# gwlucastrig/gridfour

Hardware: AMD Instinct MI355X
Metric: encode+decode MB/s on int32 elevation tiles; bit-exact vs Java ref (higher is better)
Workload: dtype int32

## Files before the change

gridfour_amd/csrc/gvrs_decode.hip:

```cpp

#include <hip/hip_runtime.h>

#include <cstdlib>
#include <mutex>
#include <type_traits>

#include "gvrs_kernels.h"
#include "huff_build.h"

namespace {

constexpr int GF_K_SKIP = 0x7fff0001;
#ifndef GF_DEC_THREADS
#define GF_DEC_THREADS 256
#endif
#ifdef GF_DEC_VARIANT
#define GF_DEC_CAT2(a, b) a##b
#define GF_DEC_CAT(a, b) GF_DEC_CAT2(a, b)
#define gf_launch_huffman_decode GF_DEC_CAT(gf_launch_huffman_decode_t, GF_DEC_THREADS)
#define gf_huffman_decode_lds_per_wg GF_DEC_CAT(gf_huffman_decode_lds_per_wg_t, GF_DEC_THREADS)
#define gf_launch_huffman_decode_canon GF_DEC_CAT(gf_launch_huffman_decode_canon_t, GF_DEC_THREADS)
#endif
constexpr int DEC_THREADS = GF_DEC_THREADS;
constexpr int DEC_WAVES = DEC_THREADS / 64;
// ... 557 lines not shown
                if (cnt[i] & 3u) *reinterpret_cast<uint32_t *>(poolB + slot[i]) = lo[i];
                if (d[i] && cnt[i] > 4u * poolWords) S.poolOverflow = 1u;
            }
        }
#pragma unroll
        for (int i = 0; i < NCUR; i++)
            if (d[i]) { S.qs[qv[i]] = sPos[i]; S.qe[qv[i]] = a[i] - sh0; S.qn[qv[i]] = cnt[i]; }
    };
#ifdef GF_DIAG
    const uint32_t tBegin = (uint32_t)__builtin_amdgcn_s_memtime();
#endif
    {
        uint32_t qv[NCUR];
#pragma unroll
        for (int i = 0; i < NCUR; i++) qv[i] = tid + i * DEC_THREADS;
        runRound(true, qv);
    }
#ifdef GF_DIAG
    if (dbg && tid == 0) dbg[1] = (uint32_t)__builtin_amdgcn_s_memtime() - tBegin;
#endif
    for (uint32_t round = 1;; round++) {
        __syncthreads();
#ifdef GF_DIAG
        rounds++;
        if (dbg && tid == 0 && round == 1) dbg[3] = (uint32_t)__builtin_amdgcn_s_memtime() - tBegin;
#endif
        if (tid == 0) S.nRedo[(round + 1u) & 1u] = 0;
#pragma unroll
        for (int i = 0; i < NCUR; i++) {
            const uint32_t q = tid + i * DEC_THREADS;
            if (q > 0 && q < Q && S.qe[q - 1] != S.qs[q]) {
                const uint32_t slot = atomicAdd(&S.nRedo[round & 1u], 1u);
                if (slot < LIST_CAP) list[slot] = (uint16_t)q;
            }
        }
        __syncthreads();
        const uint32_t nList = min(S.nRedo[round & 1u], LIST_CAP);
        if (nList == 0) break;
#ifdef GF_DIAG
        listed += nList;
#endif
        uint32_t qv[NCUR];
#pragma unroll
        for (int i = 0; i < NCUR; i++) {
            const uint32_t slot = gf_wave_id() * (64u * NCUR) + (uint32_t)i * 64u + (tid & 63u);
            qv[i] = slot < nList ? list[slot] : 0xFFFFFFFFu;
        }
        runRound(false, qv);
    }
    uint32_t n[NCUR], sum = 0;
#pragma unroll
    for (int i = 0; i < NCUR; i++) {
        const uint32_t q = NCUR * tid + i;
        n[i] = q < Q ? S.qn[q] : 0u;
        sum += n[i];
    }
    uint32_t tot;
    uint32_t run = block_excl_scan(sum, S.waveSum, &tot);
#pragma unroll
    for (int i = 0; i < NCUR; i++) {
        const uint32_t q = NCUR * tid + i;
        if (q < Q) S.qn[q] = run;
        run += n[i];
    }
    if (tid == 0) S.chainTotal = tot;
#ifdef GF_DIAG
    if (dbg && tid == 0) { dbg[0] = rounds; dbg[DBG_LISTED] = listed; dbg[4] = (uint32_t)__builtin_amdgcn_s_memtime() - tBegin; }
#endif
    __syncthreads();
}
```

--- WHAT IS BEING ASKED ---
All entries should be transcribed verbatim.

--- RESPONSE FOR THIS EXERCISE ---
# gwlucastrig/gridfour

Hardware: AMD Instinct MI355X
Metric: encode+decode MB/s on int32 elevation tiles; bit-exact vs Java ref (higher is better)
Workload: dtype int32

## Files before the change

gridfour_amd/csrc/gvrs_decode.hip:

```cpp

#include <hip/hip_runtime.h>

#include <cstdlib>
#include <mutex>
#include <type_traits>

#include "gvrs_kernels.h"
#include "huff_build.h"

namespace {

constexpr int GF_K_SKIP = 0x7fff0001;
#ifndef GF_DEC_THREADS
#define GF_DEC_THREADS 256
#endif
#ifdef GF_DEC_VARIANT
#define GF_DEC_CAT2(a, b) a##b
#define GF_DEC_CAT(a, b) GF_DEC_CAT2(a, b)
#define gf_launch_huffman_decode GF_DEC_CAT(gf_launch_huffman_decode_t, GF_DEC_THREADS)
#define gf_huffman_decode_lds_per_wg GF_DEC_CAT(gf_huffman_decode_lds_per_wg_t, GF_DEC_THREADS)
#define gf_launch_huffman_decode_canon GF_DEC_CAT(gf_launch_huffman_decode_canon_t, GF_DEC_THREADS)
#endif
constexpr int DEC_THREADS = GF_DEC_THREADS;
constexpr int DEC_WAVES = DEC_THREADS / 64;
// ... 557 lines not shown
                if (cnt[i] & 3u) *reinterpret_cast<uint32_t *>(poolB + slot[i]) = lo[i];
                if (d[i] && cnt[i] > 4u * poolWords) S.poolOverflow = 1u;
            }
        }
#pragma unroll
        for (int i = 0; i < NCUR; i++)
            if (d[i]) { S.qs[qv[i]] = sPos[i]; S.qe[qv[i]] = a[i] - sh0; S.qn[qv[i]] = cnt[i]; }
    };
#ifdef GF_DIAG
    const uint32_t tBegin = (uint32_t)__builtin_amdgcn_s_memtime();
#endif
    {
        uint32_t qv[NCUR];
#pragma unroll
        for (int i = 0; i < NCUR; i++) qv[i] = tid + i * DEC_THREADS;
        runRound(true, qv);
    }
#ifdef GF_DIAG
    if (dbg && tid == 0) dbg[1] = (uint32_t)__builtin_amdgcn_s_memtime() - tBegin;
#endif
    for (uint32_t round = 1;; round++) {
        __syncthreads();
#ifdef GF_DIAG
        rounds++;
        if (dbg && tid == 0 && round == 1) dbg[3] = (uint32_t)__builtin_amdgcn_s_memtime() - tBegin;
#endif
        if (tid == 0) S.nRedo[(round + 1u) & 1u] = 0;
#pragma unroll
        for (int i = 0; i < NCUR; i++) {
            const uint32_t q = tid + i * DEC_THREADS;
            if (q > 0 && q < Q && S.qe[q - 1] != S.qs[q]) {
                const uint32_t slot = atomicAdd(&S.nRedo[round & 1u], 1u);
                if (slot < LIST_CAP) list[slot] = (uint16_t)q;
            }
        }
        __syncthreads();
        const uint32_t nList = min(S.nRedo[round & 1u], LIST_CAP);
        if (nList == 0) break;
#ifdef GF_DIAG
        listed += nList;
#endif
        uint32_t qv[NCUR];
#pragma unroll
        for (int i = 0; i < NCUR; i++) {
            const uint32_t slot = gf_wave_id() * (64u * NCUR) + (uint32_t)i * 64u + (tid & 63u);
            qv[i] = slot < nList ? list[slot] : 0xFFFFFFFFu;
        }
        runRound(false, qv);
    }
    uint32_t n[NCUR], sum = 0;
#pragma unroll
    for (int i = 0; i < NCUR; i++) {
        const uint32_t q = NCUR * tid + i;
        n[i] = q < Q ? S.qn[q] : 0u;
        sum += n[i];
    }
    uint32_t tot;
    uint32_t run = block_excl_scan(sum, S.waveSum, &tot);
#pragma unroll
    for (int i = 0; i < NCUR; i++) {
        const uint32_t q = NCUR * tid + i;
        if (q < Q) S.qn[q] = run;
        run += n[i];
    }
    if (tid == 0) S.chainTotal = tot;
#ifdef GF_DIAG
    if (dbg && tid == 0) { dbg[0] = rounds; dbg[DBG_LISTED] = listed; dbg[4] = (uint32_t)__builtin_amdgcn_s_memtime() - tBegin; }
#endif
    __syncthreads();
}
```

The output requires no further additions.